What needs to be done: Would you copy the material below word for word, beginning with its first line and ending with the line that contains "273 lines not shown"?
══ Input data
constexpr int SPL_CHUNK = 4;
#ifndef FLOODER_CELL_CAPW
#define FLOODER_CELL_CAPW 480
#endif
#ifndef FLOODER_CELL_MAXLEAF
#define FLOODER_CELL_MAXLEAF 584
#endif
#ifndef FLOODER_CELL_WAVES
#define FLOODER_CELL_WAVES 4
#endif
#ifndef FLOODER_CELL_COMPACT
#define FLOODER_CELL_COMPACT 0
#endif
constexpr int CAPW = FLOODER_CELL_CAPW;
// ... 273 lines not shown
      const int gl = lfirst ? g : g - n_heavy_items;
      const int e = (TILES ? ARG(dl.tile_list) : ARG(dl.list))[gl];
      seeded = (e & 1) != 0;
      c_seed = (TILES ? ARG(dl.tile_c) : ARG(dl.c))[gl];
      s = (e >> 1) / chunks;
      q = (e >> 1) - s * chunks;
    } else {
      s = g / chunks;
      q = g - s * chunks;
    }
    s = wave_uniform(s);
    const int q_first = q;
    const float* vs = ARG(verts) + (int64_t)s * k1 * DIM;
    const int n_live = R;
    if (q * CHUNK >= n_live) continue;
    auto defer = [&](int qq, int seeded_flag, float c_next) {
      if (lane == 0) {
        const int pos = atomicAdd(ARG(dl.count), 1);
        ARG(dl.list)[pos] = (int)(((s * chunks + qq) << 1) | seeded_flag);
        ARG(dl.c)[pos] = c_next;
      }
    };
    PHASE(0);

    float p[SPL][DIM];
    float best[SPL];
    bool open[SPL];
    int row[SPL];
    float blo[DIM], bhi[DIM];
    auto make_samples = [&]() {
#pragma unroll
      for (int i = 0; i < SPL; ++i) {
        int slot = q * CHUNK + i * 64 + lane;
        open[i] = slot < n_live;
        if (slot >= n_live) slot = n_live - 1;
        const int r = slot;
        row[i] = r;
#pragma unroll
        for (int k = 0; k < DIM; ++k) p[i][k] = 0.f;
        if (k1 == 4) {
          const float4 w4 = *reinterpret_cast<const float4*>(weights + (int64_t)r * 4);
          const float wj[4] = {w4.x, w4.y, w4.z, w4.w};
#pragma unroll
          for (int j = 0; j < 4; ++j) {
#pragma unroll
            for (int k = 0; k < DIM; ++k) p[i][k] = __builtin_fmaf(wj[j], vs[j * DIM + k], p[i][k]);
          }
        } else {
          for (int j = 0; j < k1; ++j) {
            const float w = weights[(int64_t)r * k1 + j];
#pragma unroll
            for (int k = 0; k < DIM; ++k) p[i][k] = __builtin_fmaf(w, vs[j * DIM + k], p[i][k]);
// ... 24 lines not shown

    float slo[DIM + 1], shi[DIM + 1];
    {
      float mn[DIM], mx[DIM], dmn[DIM + 1], dmx[DIM + 1];
#pragma unroll
      for (int k = 0; k < DIM; ++k) { mn[k] = __builtin_inff(); mx[k] = -__builtin_inff(); }
#pragma unroll
      for (int f = 0; f <= DIM; ++f) { dmn[f] = __builtin_inff(); dmx[f] = -__builtin_inff(); }
      for (int sub = 0; sub < n_sub; ++sub) {
        q = q_first + sub;
        make_samples();
#pragma unroll
        for (int i = 0; i < SPL; ++i) {
#pragma unroll
          for (int k = 0; k < DIM; ++k) {
            mn[k] = __builtin_fminf(mn[k], p[i][k]);
            mx[k] = __builtin_fmaxf(mx[k], p[i][k]);
          }
#pragma unroll
          for (int f = 0; f <= DIM; ++f) {
            float dd = -po[f];
#pragma unroll
            for (int k = 0; k < DIM; ++k) dd = __builtin_fmaf(pn[f][k], p[i][k] - org[k], dd);
            dmn[f] = __builtin_fminf(dmn[f], dd);
            dmx[f] = __builtin_fmaxf(dmx[f], dd);
          }
        }
      }
#pragma unroll
      for (int k = 0; k < DIM; ++k) {
        blo[k] = wave_min_f32(mn[k]);
        bhi[k] = wave_max_f32(mx[k]);
      }
#pragma unroll
      for (int f = 0; f <= DIM; ++f) {
        slo[f] = wave_min_f32(dmn[f]);
        shi[f] = wave_max_f32(dmx[f]);
      }
    }
    float ext = 0.f, vol = 1.f;
// ... 158 lines not shown
    auto finalize = [&](bool seed_mode) {
    uint32_t* const out_d2 = ARG(out_d2);
    if (fused) {
      const FaceAcc acc = ARG(acc);
      uint32_t mb[SPL], um = 0u;
      bool fl_on[SPL];
      uint32_t fl_key[SPL];
#pragma unroll
      for (int i = 0; i < SPL; ++i) { fl_on[i] = false; fl_key[i] = 0u; }
      const int64_t my_slot = lane < acc.n_faces ? acc.slot_of(s, lane) : 0;
      const uint32_t my_fb = lane < acc.n_faces
                                 ? __hip_atomic_load(acc.face_bits + my_slot, __ATOMIC_RELAXED, __HIP_MEMORY_SCOPE_AGENT)
                                 : 0xffffffffu;
#pragma unroll
      for (int i = 0; i < SPL; ++i) {
        const bool settled = (q * CHUNK + i * 64 + lane < n_live) && !open[i];
        mb[i] = settled ? acc.memb[row[i]] : 0u;
        um |= mb[i];
      }
      um = wave_or_u32(um);
      while (um) {
        const int f = __builtin_ctz(um);
        um &= um - 1u;
        uint32_t v = 0u;
#pragma unroll
        for (int i = 0; i < SPL; ++i) {
          const uint32_t b = ((mb[i] >> f) & 1u) ? __float_as_uint(best[i]) : 0u;
          v = b > v ? b : v;
        }
        v = wave_max_u32(v);
        if (lane == f && v > my_fb) atomicMax(&acc.face_bits[my_slot], v);
// ... 869 lines not shown
int launch_simplex_planes(int dim, const float* verts, int k1, int64_t n_simplices, float* tab, hipStream_t st) {
  if (dim == 2)
    hipLaunchKernelGGL((simplex_planes_kernel<2>), dim3((unsigned)((n_simplices + 255) / 256)), dim3(256), 0, st, verts, k1,
                       n_simplices, tab);
  else if (dim == 3)
    hipLaunchKernelGGL((simplex_planes_kernel<3>), dim3((unsigned)((n_simplices + 255) / 256)), dim3(256), 0, st, verts, k1,
                       n_simplices, tab);
  else
    return fail(FLOODER_E_ARG, "simplex planes: only dim 2 and 3");
  return check_launch("simplex_planes");
}
}

namespace {

__global__ __launch_bounds__(1024) void split_simplices_kernel(const float* __restrict__ weight, int n, float limit,
                                                               float sparse_limit, int32_t* __restrict__ light,
                                                               int32_t* __restrict__ heavy, int32_t* __restrict__ counts) {
  __shared__ int s_cl[16], s_ch[16];
  __shared__ int s_sparse, s_act;
  const int lane = threadIdx.x & 63, wv = threadIdx.x >> 6;
  if (threadIdx.x == 0) { s_sparse = 0; s_act = 0; }
  __syncthreads();
  int mine = 0, act = 0;
  for (int i = threadIdx.x; i < n; i += 1024) {
    const float w = weight[i];
    mine += (w >= 0.f && w <= sparse_limit) ? 1 : 0;
    act += w >= 0.f ? 1 : 0;
  }
#pragma unroll
  for (int o = 32; o > 0; o >>= 1) {
    mine += __shfl_xor(mine, o);
    act += __shfl_xor(act, o);
// ... 21 lines not shown
    if (is_heavy) heavy[n_heavy + bh + __builtin_amdgcn_mbcnt_hi((uint32_t)(mh >> 32), __builtin_amdgcn_mbcnt_lo((uint32_t)mh, 0))] = i;
    n_light += tl;
    n_heavy += th;
    __syncthreads();
  }
  if (threadIdx.x == 0) { counts[0] = n_light; counts[1] = n_heavy; counts[2] = 1; }
}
════
Expected answer:
constexpr int SPL_CHUNK = 4;
#ifndef FLOODER_CELL_CAPW
#define FLOODER_CELL_CAPW 480
#endif
#ifndef FLOODER_CELL_MAXLEAF
#define FLOODER_CELL_MAXLEAF 584
#endif
#ifndef FLOODER_CELL_WAVES
#define FLOODER_CELL_WAVES 4
#endif
#ifndef FLOODER_CELL_COMPACT
#define FLOODER_CELL_COMPACT 0
#endif
constexpr int CAPW = FLOODER_CELL_CAPW;
// ... 273 lines not shown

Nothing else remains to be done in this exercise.